# [Problem]
All lines in the records below that hold "wbox" are to be shown.

# [Records for processing]
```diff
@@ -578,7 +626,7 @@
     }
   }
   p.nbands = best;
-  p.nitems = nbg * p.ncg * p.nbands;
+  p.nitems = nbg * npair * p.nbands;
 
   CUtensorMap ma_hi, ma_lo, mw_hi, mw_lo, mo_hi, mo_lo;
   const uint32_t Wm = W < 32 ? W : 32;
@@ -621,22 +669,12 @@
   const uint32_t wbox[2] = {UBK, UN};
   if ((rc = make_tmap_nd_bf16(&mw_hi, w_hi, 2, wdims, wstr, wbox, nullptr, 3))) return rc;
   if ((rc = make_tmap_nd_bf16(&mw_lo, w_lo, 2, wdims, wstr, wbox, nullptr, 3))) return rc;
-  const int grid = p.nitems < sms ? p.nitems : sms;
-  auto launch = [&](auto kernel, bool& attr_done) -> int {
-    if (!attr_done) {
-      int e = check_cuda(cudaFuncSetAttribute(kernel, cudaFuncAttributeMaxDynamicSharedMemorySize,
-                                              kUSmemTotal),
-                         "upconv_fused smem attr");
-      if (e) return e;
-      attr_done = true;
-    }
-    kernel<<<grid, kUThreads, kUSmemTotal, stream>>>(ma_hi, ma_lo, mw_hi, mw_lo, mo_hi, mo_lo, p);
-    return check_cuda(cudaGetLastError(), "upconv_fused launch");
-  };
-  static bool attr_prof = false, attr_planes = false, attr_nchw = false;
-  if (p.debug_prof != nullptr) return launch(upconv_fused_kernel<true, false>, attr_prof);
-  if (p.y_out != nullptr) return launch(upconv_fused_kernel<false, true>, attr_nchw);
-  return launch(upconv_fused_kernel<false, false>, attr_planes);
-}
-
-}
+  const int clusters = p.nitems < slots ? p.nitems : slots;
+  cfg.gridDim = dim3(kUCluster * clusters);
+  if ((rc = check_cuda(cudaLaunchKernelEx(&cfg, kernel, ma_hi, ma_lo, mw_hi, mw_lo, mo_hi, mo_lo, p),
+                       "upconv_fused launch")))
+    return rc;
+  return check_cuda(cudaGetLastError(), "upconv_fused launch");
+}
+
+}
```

--

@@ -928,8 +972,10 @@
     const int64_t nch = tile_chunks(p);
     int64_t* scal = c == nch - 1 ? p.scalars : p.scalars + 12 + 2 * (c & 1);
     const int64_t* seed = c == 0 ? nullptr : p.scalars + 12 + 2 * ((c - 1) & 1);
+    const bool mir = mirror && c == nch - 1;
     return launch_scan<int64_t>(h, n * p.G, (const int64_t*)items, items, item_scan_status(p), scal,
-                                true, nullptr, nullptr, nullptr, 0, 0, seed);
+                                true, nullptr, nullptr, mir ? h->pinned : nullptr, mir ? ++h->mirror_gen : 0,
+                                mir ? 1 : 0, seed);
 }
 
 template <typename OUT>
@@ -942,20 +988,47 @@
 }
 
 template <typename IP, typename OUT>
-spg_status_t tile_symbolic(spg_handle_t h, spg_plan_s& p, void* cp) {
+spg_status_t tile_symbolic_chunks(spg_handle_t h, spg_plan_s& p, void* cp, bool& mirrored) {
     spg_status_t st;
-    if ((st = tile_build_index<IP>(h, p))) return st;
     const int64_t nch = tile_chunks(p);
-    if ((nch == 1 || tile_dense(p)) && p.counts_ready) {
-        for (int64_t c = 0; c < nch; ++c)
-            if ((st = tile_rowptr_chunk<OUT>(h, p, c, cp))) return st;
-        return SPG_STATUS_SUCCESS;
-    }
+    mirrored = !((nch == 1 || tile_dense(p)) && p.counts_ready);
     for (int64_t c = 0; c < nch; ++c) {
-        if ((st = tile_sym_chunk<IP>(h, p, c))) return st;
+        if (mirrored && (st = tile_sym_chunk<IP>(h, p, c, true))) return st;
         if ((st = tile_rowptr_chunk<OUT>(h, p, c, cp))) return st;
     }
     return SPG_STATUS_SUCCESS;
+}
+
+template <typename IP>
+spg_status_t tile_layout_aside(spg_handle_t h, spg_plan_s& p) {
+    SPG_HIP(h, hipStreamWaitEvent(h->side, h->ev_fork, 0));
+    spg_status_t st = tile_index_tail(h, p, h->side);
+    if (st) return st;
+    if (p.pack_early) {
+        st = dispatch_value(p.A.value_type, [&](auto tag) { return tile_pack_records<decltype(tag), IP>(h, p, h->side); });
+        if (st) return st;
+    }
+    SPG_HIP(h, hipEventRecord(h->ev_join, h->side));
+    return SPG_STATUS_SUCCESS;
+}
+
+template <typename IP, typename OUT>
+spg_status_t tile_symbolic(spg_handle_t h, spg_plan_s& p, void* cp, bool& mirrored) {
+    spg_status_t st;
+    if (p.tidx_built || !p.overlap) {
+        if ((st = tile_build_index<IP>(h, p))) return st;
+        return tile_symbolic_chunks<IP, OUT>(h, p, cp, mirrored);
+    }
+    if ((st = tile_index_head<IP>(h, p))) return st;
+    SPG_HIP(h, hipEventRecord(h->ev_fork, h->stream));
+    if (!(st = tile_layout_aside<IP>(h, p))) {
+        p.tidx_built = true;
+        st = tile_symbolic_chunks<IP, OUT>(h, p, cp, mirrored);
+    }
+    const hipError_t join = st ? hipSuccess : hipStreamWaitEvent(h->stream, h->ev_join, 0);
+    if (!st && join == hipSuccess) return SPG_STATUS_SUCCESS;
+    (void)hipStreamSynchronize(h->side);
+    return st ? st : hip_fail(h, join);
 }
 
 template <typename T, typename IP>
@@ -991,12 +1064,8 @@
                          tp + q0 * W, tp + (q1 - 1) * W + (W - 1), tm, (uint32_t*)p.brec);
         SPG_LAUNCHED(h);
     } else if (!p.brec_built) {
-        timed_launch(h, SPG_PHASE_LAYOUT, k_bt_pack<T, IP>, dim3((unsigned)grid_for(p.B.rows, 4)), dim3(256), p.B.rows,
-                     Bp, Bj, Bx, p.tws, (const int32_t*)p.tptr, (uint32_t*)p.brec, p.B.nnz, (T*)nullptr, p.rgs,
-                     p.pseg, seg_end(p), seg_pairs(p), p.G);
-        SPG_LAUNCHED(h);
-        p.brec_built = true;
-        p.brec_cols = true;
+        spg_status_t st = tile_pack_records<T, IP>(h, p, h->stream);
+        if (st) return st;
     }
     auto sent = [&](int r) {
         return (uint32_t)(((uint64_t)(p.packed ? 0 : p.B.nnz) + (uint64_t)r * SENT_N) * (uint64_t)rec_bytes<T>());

# [Exercise output]
   const uint32_t wbox[2] = {UBK, UN};
   if ((rc = make_tmap_nd_bf16(&mw_hi, w_hi, 2, wdims, wstr, wbox, nullptr, 3))) return rc;
   if ((rc = make_tmap_nd_bf16(&mw_lo, w_lo, 2, wdims, wstr, wbox, nullptr, 3))) return rc;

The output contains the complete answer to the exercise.